Ultimately, it’s a classic case of “when all you have is a hammer, everything looks like a nail.” For me, coding has become that hammer, and the process of editing video is the nail I set out to automate.
System Components
1. Script Generation & Voiceover Creation
The process begins with creating a compelling voiceover script:
- Script Creation: Write the script yourself or use AI tools like ChatGPT
- Best Practices: Include detailed notes about the video topic in your prompt
- Duration: Currently optimized for 4-5 minute videos
- Voice Generation: Use Chatterbox TTS service with your own voice as reference audio

Technical Challenge: Chatterbox has a 40-second limit per generation, so I divide the script into smaller paragraphs that fit within this constraint.
2. Audio Processing & Transcription
Once the voiceover is generated, it needs to be refined and transcribed:
- Audio Compilation: Edit out unnecessary noise and mistakes
- Segmentation: Divide into 2-minute segments for optimal processing
- Transcription: Use faster_whisper library for word-level and sentence-level timestamps
I'm using capcut to assemble the wav files generated by chatterbox, then I remove the noises, gaps and then cut them into max 2 minute chunks. This is somewhat manual to ensure quality control.

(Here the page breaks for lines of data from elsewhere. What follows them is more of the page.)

-                    for (int reg = 0; reg < 4; ++reg) {
-                        const int row = 16 * (rb + wr) + lk + 4 * reg;
-                        gmem_wf64* mrow = Mg + ((long long)row * q + (long long)nout * nu);
-                        const double t0 = acc[0][ct][reg], t1 = acc[1][ct][reg], t2 = acc[2][ct][reg];
-                        const double u0 = dpp_mov_f64<0xB1>(t0), u1 = dpp_mov_f64<0xB1>(t1), u2 = dpp_mov_f64<0xB1>(t2);
-                        double v[3];
-#pragma unroll
-                        for (int oo = 0; oo < 3; ++oo) {
-                            double x_ = t0 * w[oo][0][0];
-                            x_ = fma(u0, w[oo][0][1], x_);
-                            x_ = fma(t1, w[oo][1][0], x_); x_ = fma(u1, w[oo][1][1], x_);
-                            x_ = fma(t2, w[oo][2][0], x_); x_ = fma(u2, w[oo][2][1], x_);
-                            v[oo] = x_;
-                            cmax = fmax(cmax, fabs(x_));
-                        }
-                        *(gmem_wd2*)(mrow + (jl ? 4 : 0)) = jl ? (dbl2){v[1], v[2]} : (dbl2){v[0], v[1]};
-                        mrow[jl ? 3 : 2] = jl ? v[0] : v[2];
-                    }
-                }
-            } else {
-#pragma unroll
-            for (int ct = 0; ct < 2; ++ct) {
-                const int nu = (c0 + wc * 32 + ct * 16 + li) >> 1;
-#pragma unroll
-                for (int reg = 0; reg < 4; ++reg) {
-                    const int row = 16 * (rb + wr) + lk + 4 * reg;
-                    gmem_wf64* mrow = Mg + ((long long)row * q + (long long)nout * nu);
-                    for (int o = 0; o < nout; ++o) {
-                        double v = 0.0;
-#pragma unroll
-                        for (int a1 = 0; a1 < 3; ++a1)
-                            if (a1 < Rl) v = fma(acc[a1][ct][reg], opl[o * nin + jl + n2 * a1], v);
-                        v += dpp_mov_f64<0xB1>(v);
-                        if ((o >= half) == (jl == 1)) mrow[o] = v;
-                        cmax = fmax(cmax, fabs(v));
-                    }
-                }
-            }
-            }
-        }
-    }
+    double cmax;
+    if (Rl == 3) cmax = fmd_tiles<3>(Cg, Mg, Bs, opl, p, q, n1, Dl, rhl, rhr, Rr, LDB);
+    else if (Rl == 2) cmax = fmd_tiles<2>(Cg, Mg, Bs, opl, p, q, n1, Dl, rhl, rhr, Rr, LDB);
+    else cmax = fmd_tiles<1>(Cg, Mg, Bs, opl, p, q, n1, Dl, rhl, rhr, Rr, LDB);
     cmax = wg_max(cmax, red);
     if (tid == 0) *amax_lds = cmax;
     __syncthreads();
diff --git a/tensortrainnumerics.jl_amd/csrc/ttn_wg_gemm.h b/tensortrainnumerics.jl_amd/csrc/ttn_wg_gemm.h
--- a/tensortrainnumerics.jl_amd/csrc/ttn_wg_gemm.h
+++ b/tensortrainnumerics.jl_amd/csrc/ttn_wg_gemm.h
@@ -57,28 +57,35 @@
     const bool a_kfast = minstride(A.c) < minstride(A.r);
     const bool b_kfast = minstride(B.r) < minstride(B.c);
     constexpr int NUA = BM * GEMM_BK / TTN_WG, NUB = BN * GEMM_BK / TTN_WG;
-    int ar[NUA], akk[NUA], bc[NUB], bkk[NUB];
-#pragma unroll
-    for (int u = 0; u < NUA; ++u) {
-        const int e = tid + TTN_WG * u;
-        if (a_kfast) { akk[u] = e & (GEMM_BK - 1); ar[u] = e / GEMM_BK; } else { ar[u] = e & (BM - 1); akk[u] = e / BM; }
-    }
-#pragma unroll
-    for (int u = 0; u < NUB; ++u) {
-        const int e = tid + TTN_WG * u;
-        if (b_kfast) { bkk[u] = e & (GEMM_BK - 1); bc[u] = e / GEMM_BK; } else { bc[u] = e & (BN - 1); bkk[u] = e / BN; }
-    }
+    static_assert(TTN_WG % BM == 0 && TTN_WG % BN == 0 && TTN_WG % GEMM_BK == 0, "the staging steps are uniform");
+    const int ars = a_kfast ? TTN_WG / GEMM_BK : 0, aks = a_kfast ? 0 : TTN_WG / BM;
+    const int bcs = b_kfast ? TTN_WG / GEMM_BK : 0, bks = b_kfast ? 0 : TTN_WG / BN;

Custom Solution: I built my own sentence-level timestamp extractor because the default implementation sometimes cuts sentences in the middle, which breaks my shot list generation.
3. AI-Powered Shot List Generation
This is where the magic happens - using AI to plan the visual content:
- Remotion Integration: Leverage the JavaScript framework's composition system
- Available Shots: Query the
/compositionsendpoint to get available shot types - AI Planning: Send transcript + available compositions to Gemini AI
- Structured Output: Receive JSON with sentence timing and composition data
I have a prompt craft api that pings the /compositions endpoint to get available compositons. it also has the voiceover files that it sends to the transcription endpoint, to get word level and sentence level timestamps. it then creates a prompt with the avalable composions some system prompt and also the transcription json.


4. Video Assembly & Rendering
The final step brings everything together:
- MasterSequence Composition: Converts the JSON shot list into a timeline
- Integrated Audio: No need for external NLE editors like Premiere Pro
- Smart Transitions: Applied to only 50% of shots to avoid visual overload
- Direct Rendering: Export final video from the Remotion timeline

Technical Implementation
The system processes 1-2 minute voiceover segments from a complete 4-6 minute script to generate accurate transcriptions. Each segment goes through:
- Whisper Transcription → Word/sentence timestamps
- Custom Sentence Extraction → Complete sentence boundaries
- Gemini AI Planning → Visual shot recommendations
- Remotion Rendering → Final video output
Here's a visual representation of the workflow:
Key Benefits
- Reduced Manual Work: Automates script-to-video pipeline
- Consistent Quality: AI ensures proper timing and visual flow
- Human Oversight: Maintains creative control and quality assurance
- Scalable Process: Can handle multiple video projects efficiently
Future Improvements
- Expand beyond 4-5 minute video limit tackling the context limit challenge of llms
- Add more shot types / composotions for visual variety.
- Multi shot sequence for sentences that need them
- Automated image and video retreival and integration.
Conclusion
This semi-automated system represents a significant step toward more efficient video content creation. While AI handles the technical heavy lifting, human creativity and quality control remain essential for producing engaging content. The combination of modern AI tools with traditional video editing principles creates a powerful workflow that's both efficient and maintainable.
Have you experimented with AI-powered video creation? I'd love to hear about your experiences and any improvements you've discovered!